About this task — What is needed here is an exact transcription of all the entries.

· · · · ·

diff --git a/saigegds_amd/csrc/host_spa.h b/saigegds_amd/csrc/host_spa.h
--- a/saigegds_amd/csrc/host_spa.h
+++ b/saigegds_amd/csrc/host_spa.h
@@ -37,11 +37,11 @@
 }
 
 template <int KK, int INPUT>
-static void launch_dense(sgx_handle *h, RowsRef rr, size_t M, int slot, const int *list, double *out8)
+static void launch_dense(sgx_handle *h, RowsRef rr, size_t M, int slot, const int *list, double *out8, int *counters)
 {
 	const dim3 sgrid((unsigned)std::min<size_t>(M, (size_t)h->spa_grid));
 	hipLaunchKernelGGL((spa_kernel<KK, 512, INPUT>), sgrid, dim3(512), 0, h->stream, rr,
-		h->md, h->recs, h->counters, slot, list, h->scratch, h->scratch_stride, out8);
+		h->md, h->recs, counters, slot, list, h->scratch, h->scratch_stride, out8);
 }
 
 template <int KK, int INPUT>
@@ -50,7 +50,7 @@
 	const DevModel &md = h->md;
 	hipStream_t st = h->stream;
 	if (h->force_v1 && INPUT != IN_2BIT) {
-		launch_dense<KK, INPUT>(h, rr, M, 0, nullptr, out8);
+		launch_dense<KK, INPUT>(h, rr, M, 0, nullptr, out8, h->counters);
 		return SGX_OK;
 	}
 	const size_t fl = spa4_lds_bytes(KK);
@@ -97,7 +97,7 @@
 	};
 	if (small5) spa5(std::integral_constant<int, 128>(), h->nwg5);
 	else spa5(std::integral_constant<int, 512>(), h->n_cu);
-	if (!lazy_dense) launch_dense<KK, INPUT>(h, rr, M, 2, h->fallback, out8);
+	if (!lazy_dense) launch_dense<KK, INPUT>(h, rr, M, 2, h->fallback, out8, h->counters);
 	return SGX_OK;
 }
 
@@ -112,14 +112,14 @@
 	HIPCHK(hipGetLastError());
 	const bool v1 = h->force_v1 && INPUT != IN_2BIT;
 	h->stats.spa_launches = v1 ? 1u : (uint32_t)(4 * ((M + h->vcap4 - 1) / h->vcap4) + 3);
-	if (lazy_dense && !v1) { h->pend_dense.active = true; h->pend_dense.rr = rr; h->pend_dense.M = M; h->pend_dense.out8 = out8; }
+	if (lazy_dense && !v1) { h->pend_dense.active = true; h->pend_dense.rr = rr; h->pend_dense.M = M; h->pend_dense.out8 = out8; h->pend_dense.counters = h->counters; }
 	return SGX_OK;
 }
 
 static int launch_pending_dense(sgx_handle *h)
 {
 	with_k(h->md.K, [&](auto kk) {
-		launch_dense<decltype(kk)::value, IN_2BIT>(h, h->pend_dense.rr, h->pend_dense.M, 2, h->fallback, h->pend_dense.out8);
+		launch_dense<decltype(kk)::value, IN_2BIT>(h, h->pend_dense.rr, h->pend_dense.M, 2, h->fallback, h->pend_dense.out8, h->pend_dense.counters);
 	});
 	HIPCHK(hipGetLastError());
 	return SGX_OK;
@@ -129,10 +129,11 @@
 {
 	h->form = form;
 	if (b) HIPCHK(hipStreamWaitEvent(sst, b->ready, 0));
-	if (form == FORM_FP64) {
+	if (form == FORM_FP64 || !h->sets_clean) {
 		HIPCHK(hipMemsetAsync(h->counters, 0, 24 * sizeof(int), sst));
 		if (h->cur5) HIPCHK(hipMemsetAsync(h->cur5, 0, 8 * sizeof(int), sst));
 	}
+	h->sets_clean = false;
 	HIPCHK(hipEventRecord(h->ev[0], sst));
 	return SGX_OK;
 }
diff --git a/saigegds_amd/csrc/host_state.h b/saigegds_amd/csrc/host_state.h
--- a/saigegds_amd/csrc/host_state.h
+++ b/saigegds_amd/csrc/host_state.h
@@ -59,7 +59,7 @@
 	int vcap4 = 0, nround4 = 0;
 	bool spa5_attr_set[3] = {false, false, false};
 	bool mom_attr_set[3] = {false, false, false};
-	DevBuf<uint8_t> scr5; DevBuf<int> cur5; int nwg5 = 0;
+	DevBuf<uint8_t> scr5; int nwg5 = 0;
 	bool spa_scan_rows = false;
 	bool force_exact = false;
 	bool mf_ok = false;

· · · · ·

Result —
diff --git a/saigegds_amd/csrc/host_spa.h b/saigegds_amd/csrc/host_spa.h
--- a/saigegds_amd/csrc/host_spa.h
+++ b/saigegds_amd/csrc/host_spa.h
@@ -37,11 +37,11 @@
 }
 
 template <int KK, int INPUT>
-static void launch_dense(sgx_handle *h, RowsRef rr, size_t M, int slot, const int *list, double *out8)
+static void launch_dense(sgx_handle *h, RowsRef rr, size_t M, int slot, const int *list, double *out8, int *counters)
 {
 	const dim3 sgrid((unsigned)std::min<size_t>(M, (size_t)h->spa_grid));
 	hipLaunchKernelGGL((spa_kernel<KK, 512, INPUT>), sgrid, dim3(512), 0, h->stream, rr,
-		h->md, h->recs, h->counters, slot, list, h->scratch, h->scratch_stride, out8);
+		h->md, h->recs, counters, slot, list, h->scratch, h->scratch_stride, out8);
 }
 
 template <int KK, int INPUT>
@@ -50,7 +50,7 @@
 	const DevModel &md = h->md;
 	hipStream_t st = h->stream;
 	if (h->force_v1 && INPUT != IN_2BIT) {
-		launch_dense<KK, INPUT>(h, rr, M, 0, nullptr, out8);
+		launch_dense<KK, INPUT>(h, rr, M, 0, nullptr, out8, h->counters);
 		return SGX_OK;
 	}
 	const size_t fl = spa4_lds_bytes(KK);
@@ -97,7 +97,7 @@
 	};
 	if (small5) spa5(std::integral_constant<int, 128>(), h->nwg5);
 	else spa5(std::integral_constant<int, 512>(), h->n_cu);
-	if (!lazy_dense) launch_dense<KK, INPUT>(h, rr, M, 2, h->fallback, out8);
+	if (!lazy_dense) launch_dense<KK, INPUT>(h, rr, M, 2, h->fallback, out8, h->counters);
 	return SGX_OK;
 }
 
@@ -112,14 +112,14 @@
 	HIPCHK(hipGetLastError());
 	const bool v1 = h->force_v1 && INPUT != IN_2BIT;
 	h->stats.spa_launches = v1 ? 1u : (uint32_t)(4 * ((M + h->vcap4 - 1) / h->vcap4) + 3);
-	if (lazy_dense && !v1) { h->pend_dense.active = true; h->pend_dense.rr = rr; h->pend_dense.M = M; h->pend_dense.out8 = out8; }
+	if (lazy_dense && !v1) { h->pend_dense.active = true; h->pend_dense.rr = rr; h->pend_dense.M = M; h->pend_dense.out8 = out8; h->pend_dense.counters = h->counters; }
 	return SGX_OK;
 }
 
 static int launch_pending_dense(sgx_handle *h)
 {
 	with_k(h->md.K, [&](auto kk) {
-		launch_dense<decltype(kk)::value, IN_2BIT>(h, h->pend_dense.rr, h->pend_dense.M, 2, h->fallback, h->pend_dense.out8);
+		launch_dense<decltype(kk)::value, IN_2BIT>(h, h->pend_dense.rr, h->pend_dense.M, 2, h->fallback, h->pend_dense.out8, h->pend_dense.counters);
 	});
 	HIPCHK(hipGetLastError());
 	return SGX_OK;
@@ -129,10 +129,11 @@
 {
 	h->form = form;
 	if (b) HIPCHK(hipStreamWaitEvent(sst, b->ready, 0));
-	if (form == FORM_FP64) {
+	if (form == FORM_FP64 || !h->sets_clean) {
 		HIPCHK(hipMemsetAsync(h->counters, 0, 24 * sizeof(int), sst));
 		if (h->cur5) HIPCHK(hipMemsetAsync(h->cur5, 0, 8 * sizeof(int), sst));
 	}
+	h->sets_clean = false;
 	HIPCHK(hipEventRecord(h->ev[0], sst));
 	return SGX_OK;
 }
diff --git a/saigegds_amd/csrc/host_state.h b/saigegds_amd/csrc/host_state.h
--- a/saigegds_amd/csrc/host_state.h
+++ b/saigegds_amd/csrc/host_state.h
@@ -59,7 +59,7 @@
 	int vcap4 = 0, nround4 = 0;
 	bool spa5_attr_set[3] = {false, false, false};
 	bool mom_attr_set[3] = {false, false, false};
-	DevBuf<uint8_t> scr5; DevBuf<int> cur5; int nwg5 = 0;
+	DevBuf<uint8_t> scr5; int nwg5 = 0;
 	bool spa_scan_rows = false;
 	bool force_exact = false;
 	bool mf_ok = false;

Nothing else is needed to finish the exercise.